Here’s the full list of women artists covered in this book. I give their name; country of origin and country where they’ve ended up working; then link to a representative work:

  1. Marina Abramovic – b. 1946 birthplace Yugoslavia, Workplace Amsterdam – Performances
  2. Eija-Liisa Ahtila – b.1959 Finland, Finland – The House (2002) 14 min DVD
  3. Laurie Anderson – b.1947 Chicago, New YorkHome of the brave
  4. Vanessa Beecroft – b.1969 Italy, New York – VB45 (2001)
  5. Louise Bourgeois – b.1911 Paris, New YorkCell
  6. Lygia Clark – b.1920 Brazil, Brazil – A Morte do Plano (1960)
  7. Hanne Darboven – b.1941 Germany, New York
  8. Sonia Delaunay – b.1885 Ukraine, Paris
  9. Rineke Dijkstra – b.1959 Netherlands, Netherlands
  10. Marlene Dumas – b.1953 South Africa, Amsterdam
  11. Tracey Emin – b.1963 England, London
  12. VALIE EXPORT – b.1940 Austria, Cologne – Action Pants, Genital Panic (1969)
  13. Sylvie Fleury – b. 1961 Geneva, Geneva
  14. Isa Genzken – b.1948 Germany, Germany
  15. Nan Goldin – b.1953 Washington, New York
  16. Natalia Goncharova – b.1881 Russia, Paris
  17. Guerilla Girls –
  18. Mona Hatoum – b.1952 Beirut, London
  19. Barbara Hepworth – b.1903 Yorkshire, St Ives
  20. Eva Hesse – b.1936 Hamburg, New York
  21. Hannah Höch – b.1889 Germany, Berlin
  22. Candida Höfer – b.1944 Germany, Germany
  23. Jenny Holzer – b.1950 Ohio, New York
  24. Rebecca Horn – b.1944 Germany, Germany
  25. Frida Kahlo – b.1907 Mexico, Mexico
  26. Lee Krasner – b. 1908 New York, New York
  27. Barbara Kruger – b.1945 New Jersey, New York
  28. Elke Krystufek – b.1970 Vienna, Vienna
  29. Tamara de Lempicka – b.1898 Warsaw, Mexico
  30. Sarah Lucas – b.1962 London, London
  31. Annette Messager – b.1943 France, Paris
  32. Mariko Mori – b.1967 Tokyo, New York
  33. Shirin Neshat – b.1957 Iran, New York
  34. Louise Nevelson – b.1899 Kiev, New York
  35. Georgia O’Keeffe – b.1887 Wisconsin, Santa Fe
  36. Meret Oppenheim – b.1913 Berlin, Basle
  37. Elizabeth Peyton – b.1965 Connecticut, New York
  38. Adrian Piper – b.1948 New York, Cape Cod
  39. Bridget Riley – b.1931 London, London
  40. Pipilotti Rist – b.1962 Switzerland, Switzerland
  41. Niki de Saint Phalle – b.1930 France, California
  42. Cindy Sherman – b.1954 New Jersey, New York
  43. Kiki Smith – b.1954 Nuremberg, New York
  44. Rosemarie Trockel – b.1952 Germany, Germany
  45. Rachel Whiteread – b.1963 London, London – House (1993)
  46. Andrea Zittel – b. 1965 California, New YorkA-Z

Insights from Ute Grosenick’s introduction

It’s interesting to learn that the first women-only exhibition was held in Amsterdam in 1884. Women-only exhibitions were held in Paris in 1908 and 1918. But there were few female art teachers, women members of national art academies, women art dealers networking among women artists until after the Second World War. Up until the 1950s there were often bans on women attending some or all classes in most art schools.

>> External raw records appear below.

template <uint32_t BIAS>
__device__ __forceinline__ void l1p_parse(const zz_packet_params& P, const l1_pk& pk, uint16_t* T, uint32_t* tokbuf, l1p_xch* X, const uint32_t pw)
{
    const int lane = lane_id();
    const uint64_t below_me = (1ull << lane) - 1, above_me = ~((2ull << lane) - 1), self_bit = 1ull << lane;
    const uint32_t n = pk.n;
    const l1p_src SRC = l1p_make_src(P, pk.src, pk.end);
    const uint32_t NB = (n + ZZ_WAVE - 1) >> 6;
    lds_u32* const slot = (lds_u32*)tokbuf + lane + pw * ZZ_L1_TOKSLOT;
    uint64_t w = 0, w2 = 0;
    {
        const uint32_t p0 = pw * ZZ_WAVE + (uint32_t)lane;
        l1p_ld128<true>(SRC, p0 < n ? p0 : n - 1, w, w2);
    }
    ZZ_PROF_DECL
    uint32_t wmin = ZZ_WAVE;
    uint32_t mycout = 0;
    uint32_t hot_until = 0;
    if (pw == 1) l1_group_barrier();
    uint32_t xlo_next = pw ? 1u + BIAS : 0xFFFF0000u;
    for (uint32_t g = pw; g < NB; g += 2) {
        const uint32_t tag = (g + 1) << 16;
        const uint32_t xlo = xlo_next;
        xlo_next = (g << 6) + (2 * ZZ_WAVE - (ZZ_WAVE - 1)) + BIAS;
        if (mycout >= 2 * ZZ_WAVE) {
            const uint32_t p = (g << 6) + (uint32_t)lane;
            uint64_t wn = 0, wn2 = 0;
            if (g + 2 < NB) {
                const uint32_t pn = p + 2 * ZZ_WAVE;
                l1p_ld128<true>(SRC, pn < n ? pn : n - 1, wn, wn2);
            }
            l1_group_barrier();
            const uint32_t cin = uniform((uint32_t)X->scal[0]);
            mycout = cin > ZZ_WAVE ? cin - ZZ_WAVE : 0u;
            X->win[lane] = (uint8_t)ZZ_L1P_NONE;
            X->told[lane] = tag;
            X->scal[lane] = (uint16_t)mycout;
            l1_group_barrier();
            *slot = 0;
            w = wn;
            w2 = wn2;
            continue;
        }
        auto block = [&](auto interior_tag) {
            constexpr bool INT = decltype(interior_tag)::value;
            const uint32_t base = g << 6;
            const uint32_t p = base + (uint32_t)lane;
            const uint32_t nact = INT ? ZZ_WAVE : ((n - base) < ZZ_WAVE ? (n - base) : ZZ_WAVE);
            const bool active = INT ? true : lane < (int)nact;

            ZZ_T(6); ZZ_C(10, 1);
            const uint32_t h = calc_hash3((uint32_t)(w >> 8));
            const uint32_t oldraw = T[h];
            T[h] = (uint16_t)(p + 1 + BIAS);
            uint64_t wc, wc2;
            if (BIAS == 0) l1p_ld128<!INT>(SRC, __builtin_elementwise_sub_sat(oldraw, 1u), wc, wc2);
            else l1p_ld128<!INT>(SRC, (p + 1 + BIAS - oldraw > 0x8000u) ? 0 : (int32_t)(oldraw - 1u - BIAS), wc, wc2);
            uint64_t wn, wn2;
            if (!INT) { wn = 0; wn2 = 0; }
            if (INT || g + 2 < NB) {
                const uint32_t pn = p + 2 * ZZ_WAVE;
                l1p_ld128u<!INT>(SRC, INT ? pn : (pn < n ? pn : n - 1), wn, wn2);
            }
            ZZ_WAVE_SYNC();
            const uint32_t rb = T[h];
            const uint32_t qx = oldraw - xlo;
            const bool xd = active && qx < ZZ_WAVE;
#ifdef ZZ_L1P_X_NOCROSS
            const uint64_t XD = 0;
#else
            const uint64_t XD = ballot(xd);
#endif
            uint32_t talt;
            uint64_t wa, wa2;
            asm volatile("" : "=v"(talt), "=v"(wa), "=v"(wa2));
            const uint32_t qa = xd ? qx : ZZ_L1P_SELF;
            if (XD) {
                uint32_t v;
                do {
                    ZZ_C(13, 1);
                    v = *(volatile lds_u32*)&X->told[qa];
                } while (ballot((v >> 16) != g) & XD);
                talt = v & 0xFFFFu;
                if (xd) {
                    if (BIAS == 0) l1p_ld128<!INT>(SRC, __builtin_elementwise_sub_sat(talt, 1u), wa, wa2);
                    else l1p_ld128<!INT>(SRC, (p + 1 + BIAS - talt > 0x8000u) ? 0 : (int32_t)(talt - 1u - BIAS), wa, wa2);
                }
            }

            const uint64_t lostmask = ballot(active && rb != (uint32_t)(uint16_t)(p + 1 + BIAS));
            const uint32_t left = active ? n - p : 0;
            const uint32_t cap17 = INT ? 8u * (ZZ_WI_CAP + 1) : (left < ZZ_WI_CAP + 1 ? left : ZZ_WI_CAP + 1) << 3;
            uint64_t myset = self_bit;
            uint32_t infoB = 0;
            const uint32_t wraw = rb - 1u - BIAS - base;
            if (INT && ZZ_L1P_ORDER_CHECK) wmin = wraw < wmin ? wraw : wmin;
            if (lostmask) {
                uint32_t W = wraw;
                if (!INT && !active) W = (uint32_t)lane;
                if (!INT && active && wraw < wmin) wmin = wraw;
                myset = wave_match6(W);
                const uint64_t below = myset & below_me;
                const bool dup = below != 0 && active;
                const uint32_t ql = 63u - (uint32_t)__builtin_clzll(below | 1ull);
                const int qa = (int)(ql << 2);
                const uint64_t wq = ((uint64_t)(uint32_t)__builtin_amdgcn_ds_bpermute(qa, (int)(w >> 32)) << 32) | (uint32_t)__builtin_amdgcn_ds_bpermute(qa, (int)w);
                const uint64_t wq2 = ((uint64_t)(uint32_t)__builtin_amdgcn_ds_bpermute(qa, (int)(w2 >> 32)) << 32) | (uint32_t)__builtin_amdgcn_ds_bpermute(qa, (int)w2);
                const bool hard = (uint32_t)__builtin_popcountll(below) > 1u;
                uint32_t lbf;
                if (INT) {
                    lbf = (equal_bits128(w ^ wq, w2 ^ wq2, (((ZZ_WI_CAP << ZZ_WI_LENB_SHIFT) | ZZ_WI_EXTB) >> ZZ_WI_LENB_SHIFT) << 3) >> 3) << ZZ_WI_LENB_SHIFT;
                } else {
                    const uint32_t lb = equal_bits128(w ^ wq, w2 ^ wq2, cap17) >> 3;
                    lbf = lb > ZZ_WI_CAP ? ((ZZ_WI_CAP << ZZ_WI_LENB_SHIFT) | ZZ_WI_EXTB) : (lb << ZZ_WI_LENB_SHIFT);
                }
                const uint32_t di = ZZ_WI_DUP | (ql << ZZ_WI_QLANE_SHIFT) | (hard ? ZZ_WI_HARD : 0u) | lbf;
                infoB = dup ? di : 0u;
            }
            uint32_t ext;
            asm volatile("" : "=v"(ext));
            const bool gate = ZZ_L1P_EXT32 && BIAS == 0 && INT && g < hot_until;
            if (gate) {
                const bool all16 = ((w ^ wc) | (w2 ^ wc2)) == 0 && oldraw != 0;
                if (ballot(all16)) {
                    uint64_t ya, ya2, yc, yc2;
                    l1p_ld128u<false>(SRC, p + (all16 ? 16u : 0u), ya, ya2);
                    l1p_ld128u<false>(SRC, all16 ? oldraw + 15u : p, yc, yc2);
                    ext = equal_bits128(ya ^ yc, ya2 ^ yc2, 128u) >> 3;
                }
            }
            ZZ_T(0);
            l1_group_barrier();
            if (ZZ_L1P_PRIO_W != ZZ_L1P_PRIO_F) __builtin_amdgcn_s_setprio(ZZ_L1P_PRIO_W);
            ZZ_T(1);

            uint32_t cin;
            uint32_t told, info;
            uint64_t x;
            uint64_t MV;
            {
                const uint32_t sc = X->scal[0];
                const uint32_t r = X->win[qa];
                const bool moved = r != qa;
                const bool use3 = r == ZZ_L1P_NONE;
                const uint32_t toldh = (base - ZZ_WAVE + 1u + BIAS) + r;
                const uint32_t t1 = use3 ? talt : toldh;
                told = moved ? t1 : oldraw;
                ZZ_T(7);
                X->told[lane] = told | tag;
                MV = ballot(moved);
                const uint64_t LDM = MV & ~ballot(use3);
                constexpr uint32_t CAPA = (ZZ_WI_CAP | ZZ_WI_EXTA) << 3;
                auto compare = [&]() {
                    __builtin_amdgcn_sched_barrier(0);
                    const uint64_t c = use3 ? wa : wc, c2 = use3 ? wa2 : wc2;
                    x = w ^ c;
                    uint32_t la = equal_bits128(x, w2 ^ c2, INT ? CAPA : cap17) >> 3;
                    if (BIAS == 0 ? !told : (p + 1 + BIAS - told > 0x8000u)) la = 0;
                    info = infoB | (INT ? la : (la > ZZ_WI_CAP ? (ZZ_WI_CAP | ZZ_WI_EXTA) : la));
                };
                if (__builtin_expect(LDM == 0, 1)) {
                    compare();
                } else {
                    ZZ_C(14, 1);
                    uint64_t l0, l1;
                    if (BIAS == 0) l1p_ld128u<!INT>(SRC, __builtin_elementwise_sub_sat(told, 1u), l0, l1);
                    else l1p_ld128<!INT>(SRC, (p + 1 + BIAS - told > 0x8000u) ? 0 : (int32_t)(told - 1u - BIAS), l0, l1);
                    compare();
                    const uint64_t x3 = w ^ l0;
                    const uint32_t la3 = equal_bits128(x3, w2 ^ l1, INT ? CAPA : cap17) >> 3;
                    const uint32_t info3 = infoB | (INT ? la3 : (la3 > ZZ_WI_CAP ? (ZZ_WI_CAP | ZZ_WI_EXTA) : la3));
                    x = ((uint64_t)sel_lanes(LDM, (uint32_t)(x3 >> 32), (uint32_t)(x >> 32)) << 32) | sel_lanes(LDM, (uint32_t)x3, (uint32_t)x);
                    info = sel_lanes(LDM, info3, info);
                }
                cin = uniform(sc);
            }
            ZZ_T(8);
            const uint64_t E = ballot((info & (ZZ_WI_HARD | 0x1Cu | (0x1Cu << ZZ_WI_LENB_SHIFT))) != 0);
            {
                const uint32_t endl = (uint32_t)lane + (info & 31u);
                const uint64_t m = E >> (endl & 63u);
                const uint32_t nx = endl + (m ? (uint32_t)__builtin_ctzll(m) : 64u);
                info |= ((nx < 64u ? nx : 64u) & 63u) << ZZ_WI_NEXT_SHIFT;
            }

            ZZ_T(2); ZZ_C(12, (uint32_t)__builtin_popcountll(E)); ZZ_C(15, cin < 64 ? cin : 64);
            uint64_t mst = 0, usedB = 0;
            uint64_t cov;
            l1_walk_x Xw;
            Xw.hash = h; Xw.wlo = (uint32_t)w; Xw.whi = (uint32_t)(w >> 32); Xw.candbase = base + 1 + BIAS; Xw.hardok = INT ? 1u : 0u;
            asm volatile("" : "=v"(Xw.ovlen), "=v"(Xw.ovcand1));
            Xw.ovmL = 0; Xw.ovmC = 0;
            uint32_t& ovlen = Xw.ovlen; uint32_t& ovcand1 = Xw.ovcand1;
            uint64_t& ovmL = Xw.ovmL; uint64_t& ovmC = Xw.ovmC;
            uint32_t pos = cin;
            if (cin < ZZ_WAVE) {
                asm("s_bfm_b64 %0, %1, 0" : "=s"(cov) : "s"(cin));
                l1_fast_walk<true>(E, info, nact, pos, mst, cov, usedB, Xw);
            } else {
                cov = ~0ull;
            }
            while (pos < nact) {
                const int e = (int)pos;
                ZZ_C(11, 1);
                const uint64_t probed = ~cov | mst;
                const uint32_t inf = readlane(info, e);
                const uint32_t pe = base + (uint32_t)e;
                const uint32_t maxlen = (n - pe) < ZZ_MAX_LEN ? (n - pe) : ZZ_MAX_LEN;
                uint32_t mlen;
                if (!(inf & ZZ_WI_HARD)) {
                    const bool useB = (inf & ZZ_WI_DUP) && ((probed >> ZZ_WI_QLANE(inf)) & 1);
                    mlen = useB ? ZZ_WI_LENB(inf) : ZZ_WI_LENA(inf);
                    if (mlen >= 4) {
                        if (inf & (useB ? ZZ_WI_EXTB : ZZ_WI_EXTA)) {
                            const int32_t cand = useB ? (int32_t)(base + ZZ_WI_QLANE(inf)) : (int32_t)(readlane(told, e) - 1u - BIAS);
#ifdef ZZ_L1P_X_NOEXT
                            (void)cand;
                            mlen = maxlen < ZZ_WI_CAP ? maxlen : ZZ_WI_CAP;
#else
                            const uint32_t e16 = (gate && !useB && !((MV >> e) & 1)) ? readlane(ext, e) : 0xFFu;
                            if (e16 < 16u) mlen = 16u + e16;
                            else mlen = l1p_extend_match(SRC, pe, cand, maxlen, e16 == 16u ? 32u : ZZ_WI_CAP);
                            if (ZZ_L1P_EXT32) hot_until = g + 8u;
#endif
                            if (lane == e) ovlen = mlen | 0x8000u;
                            ovmL |= 1ull << e;
                        }
                        if (useB) usedB |= 1ull << e;
                    }
                } else {
                    const uint64_t S = readlane64(myset, e) & probed & ((1ull << e) - 1);
                    uint32_t cand1 = 0;
                    uint64_t xe = ~0ull;
                    if (S) {
                        const int c = 63 - __builtin_clzll(S);
                        cand1 = base + (uint32_t)c + 1 + BIAS;
                        xe = readlane64(w, e) ^ readlane64(w, c);
                    } else {
                        cand1 = readlane(told, e);
                        if (BIAS && pe + 1 + BIAS - cand1 > 0x8000u) cand1 = 0;
                        if (cand1) {
                            xe = readlane64(x, e);
                        }
                    }
                    mlen = 0;
                    if ((uint32_t)xe == 0 && maxlen >= 4) {
                        if (xe != 0) mlen = (uint32_t)__builtin_ctzll(xe) >> 3;
#ifdef ZZ_L1P_X_NOEXT
                        else mlen = 8;
#else
                        else mlen = l1p_extend_match(SRC, pe, (int32_t)(cand1 - 1u - BIAS), maxlen);
#endif
                        if (mlen > maxlen) mlen = maxlen;
                    }
                    if (lane == e) { ovlen = mlen | 0x8000u; ovcand1 = cand1; }
                    ovmL |= 1ull << e; ovmC |= 1ull << e;
                }
                if (mlen > 3) {
                    mst |= 1ull << e;
                    cov |= (mlen >= 64u - (uint32_t)e) ? (~0ull << e) : (((1ull << mlen) - 1) << e);
                    pos = (uint32_t)e + mlen;
                } else {
                    pos = (uint32_t)e + 1;
                }
                l1_fast_walk<false>(E, info, nact, pos, mst, cov, usedB, Xw);
            }
            ZZ_T(3);
            uint64_t committed;
            if (INT) {
                asm("s_orn2_b64 %0, %2, %1" : "=s"(committed) : "s"(cov), "s"(mst) : "scc");
            } else {
                uint32_t t;
                asm("s_min_u32 %1, %2, 64\n\ts_sub_u32 %1, 64, %1\n\ts_lshr_b64 %0, -1, %1\n\ts_andn2_b64 %0, %0, %3\n\ts_or_b64 %0, %0, %4"
                    : "=&s"(committed), "=&s"(t) : "s"(pos), "s"(cov), "s"(mst) : "scc");
            }
            {
                const uint64_t sv = myset & committed;
                const uint32_t fh = ffbh_or_ones((uint32_t)(sv >> 32)), fl = add_sat_k<32>(ffbh_or_ones((uint32_t)sv));
                X->win[lane] = (uint8_t)(63u - (fh < fl ? fh : fl));
                mycout = pos > ZZ_WAVE ? pos - ZZ_WAVE : 0u;
                X->scal[lane] = (uint16_t)mycout;
            }
            ZZ_T(4);
            l1_group_barrier();
            if (ZZ_L1P_PRIO_W != ZZ_L1P_PRIO_F) __builtin_amdgcn_s_setprio(ZZ_L1P_PRIO_F);
            ZZ_T(5);

            const uint32_t rb2 = T[h];
            {
                const uint32_t la_ = ZZ_WI_LENA(info) | 0x8000u, lb_ = ZZ_WI_LENB(info) | 0x8000u;
                const uint32_t tl = sel_lanes(ovmL, ovlen, sel_lanes(usedB, lb_, la_));
                const uint32_t cn = sel_lanes(ovmC, ovcand1, sel_lanes(usedB, base + ZZ_WI_QLANE(info) + 1 + BIAS, told));
                const uint32_t tmatch = (tl << 16) | (p + 1 + BIAS - cn);
                const uint32_t tlit = ZZ_TOK_LIT | (uint32_t)(w & 0xFF);
                *slot = keep_lanes(committed, sel_lanes(mst, tmatch, tlit));
            }
            const uint64_t INB = ballot((rb2 - (base + 1 + BIAS)) < ZZ_WAVE);
            const uint32_t taddr = (uint32_t)(uintptr_t)(__attribute__((address_space(3))) uint16_t*)(T + h);
            {
                const uint64_t rm = INB & ~committed;
                uint64_t saved;
                asm volatile("s_and_saveexec_b64 %0, %1\n\tds_write_b16 %2, %3\n\ts_mov_b64 exec, %0"
                             : "=&s"(saved) : "s"(rm), "v"(taddr), "v"(told) : "memory", "scc");
            }
            if (lostmask) {
                ZZ_WAVE_SYNC();
                const uint64_t wm = ballot((myset & committed & above_me) == 0) & committed & INB;
                uint64_t saved;
                asm volatile("s_and_saveexec_b64 %0, %1\n\tds_write_b16 %2, %3\n\ts_mov_b64 exec, %0"
                             : "=&s"(saved) : "s"(wm), "v"(taddr), "v"(p + 1 + BIAS) : "memory", "scc");
            }
            ZZ_WAVE_SYNC();
            w = wn;
            w2 = wn2;
        };
        if ((g << 6) + 3 * ZZ_WAVE + 15 <= n) block(std::true_type{});
        else block(std::false_type{});
    }
    if (((NB - 1) & 1u) != pw) l1_group_barrier();
    l1_group_barrier();
    if ((ballot(wmin < (uint32_t)lane) != 0 || P.dbg_viol) && lane == 0) atomicOr(P.err, ZZ_ERR_LDS_ORDER);
    ZZ_PROF_FLUSH_W(P, pw);
}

Grosenick gives the impression that there were two great boom periods in 20th century art:

  • 1910 to 1920: the decade from just before to just after the Great War saw Art Nouveau, Expressionism, Fauvism, Futurism, Cubism, Vorticism, Constructivism, Dada, Abstract Art, Neue Sachlichkeit and Surrealism.
  • 1965 to 1975: the decade from the mid-60s to the mid-70s saw an explosion in the possibilities and definitions of art, exemplified by Pop Art, Op Art, Conceptual Art, Land Art, Fluxus, Arte Povera, Happenings, Performance Art, Body Art and Minimalism.

She says the 1980s were ‘a decade of disillusionment for most women artists’.

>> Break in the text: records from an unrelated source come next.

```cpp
int irbpp_sumtree_update(float* tree_dev, float* max_dev, int32_t n_env, int32_t capacity, const int64_t* tree_idx_dev,
                         const float* priority_dev, int32_t leaves, const uint8_t* env_mask_dev, void* stream);
typedef struct {
    const float* states_dev; const int64_t* actions_dev; const float* rewards_dev; const uint8_t* nonterminals_dev;
    const float* tree_dev; const int64_t* index_dev; const uint8_t* full_dev; const float* scaling_dev;
    int32_t n_env, capacity, obs_len, n_step;
} irbpp_replay_view;
int irbpp_replay_gather(const irbpp_replay_view* view, int32_t draws, float beta, const int64_t* data_idx_dev,
                        const float* prob_dev, float* state_dev, int64_t* action_dev, float* return_dev,
                        float* next_state_dev, float* nonterminal_dev, float* weight_dev, void* stream);
typedef struct {
    float* states_dev; int64_t* actions_dev; float* rewards_dev; uint8_t* nonterminals_dev; int32_t* timesteps_dev;
    float* tree_dev; float* max_dev; int64_t* index_dev; uint8_t* full_dev; int32_t* t_dev;
    int32_t n_env, capacity, obs_len;
} irbpp_replay_store;
int irbpp_replay_append(const irbpp_replay_store* store, const float* state_dev, int64_t state_stride, const void* action_dev,
                        int32_t action_bytes, const void* reward_dev, int32_t reward_bytes, const uint8_t* terminal_dev,
                        const uint8_t* valid_dev, void* stream);
int irbpp_masked_argmax(const float* q_dev, int32_t q_stride, const float* obs_dev, int32_t obs_stride, int32_t selected,
                        int32_t n_env, int64_t* action_dev, void* stream);

int irbpp_debug_phase_cycles(irbpp_env* env, int64_t* cycles_dev);

int irbpp_debug_kernel_info(const irbpp_env* env, int32_t* lds_bytes, const char** kernel_name);
int irbpp_overlap_path(const irbpp_env* env);
int irbpp_debug_kernel_timing(irbpp_env* env, int32_t capacity);
int irbpp_debug_kernel_timing_every(irbpp_env* env, int32_t every);
int irbpp_debug_kernel_times(irbpp_env* env, float* ms_host, int32_t max_count, int32_t* count);

int irbpp_device_error(irbpp_env* env, void* stream, int32_t* flags_out);

#define IRBPP_DEVERR_LEVEL_RANGE   1
#define IRBPP_DEVERR_TRACE_GUARD   2
#define IRBPP_DEVERR_BAD_ITEM      4
#define IRBPP_DEVERR_BAD_BIN       8
#define IRBPP_DEVERR_CAPACITY     16
#define IRBPP_DEVERR_BAD_ACTION   64
#define IRBPP_DEVERR_STREAM_DRY   32

#ifdef __cplusplus
}
#endif
// ... 2 lines not shown
```

irbpp_amd/_lib.py:

```python
from __future__ import annotations

import ctypes as C
import os

from .build import LIB_PATH

c_i32_p = C.POINTER(C.c_int32)
c_f64_p = C.POINTER(C.c_double)


class IrbppConfig(C.Structure):
    _fields_ = [
        ("num_bins", C.c_int32), ("n_rot", C.c_int32), ("selected", C.c_int32), ("buffer_size", C.c_int32),
        ("resolution_a", C.c_double), ("resolution_h", C.c_double), ("resolution_z", C.c_double),
        ("bin", C.c_double * 3), ("scale_z", C.c_double),
        ("traj_start", C.c_int32), ("global_offset", C.c_int32), ("global_bins", C.c_int32),
        ("device", C.c_int32), ("stability", C.c_int32), ("tuning", C.c_int32), ("item_stream", C.c_int32),
    ]
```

She says that the rise of Gender Studies in universities reflects the way ‘the critical examination of the significance of one’s own and other people’s gender… is becoming ever more central to art’.

In my experience of recent exhibitions, I would say that gender and identity are becoming almost the only way in which gallerists and curators can now relate to art. A deep and nuanced understanding of history or a broad and class-based sense of ‘politics’, are both being submerged by an increasingly narrow and militant focus on gender and ethnicity as the only vectors for considering modern or any other kind of art.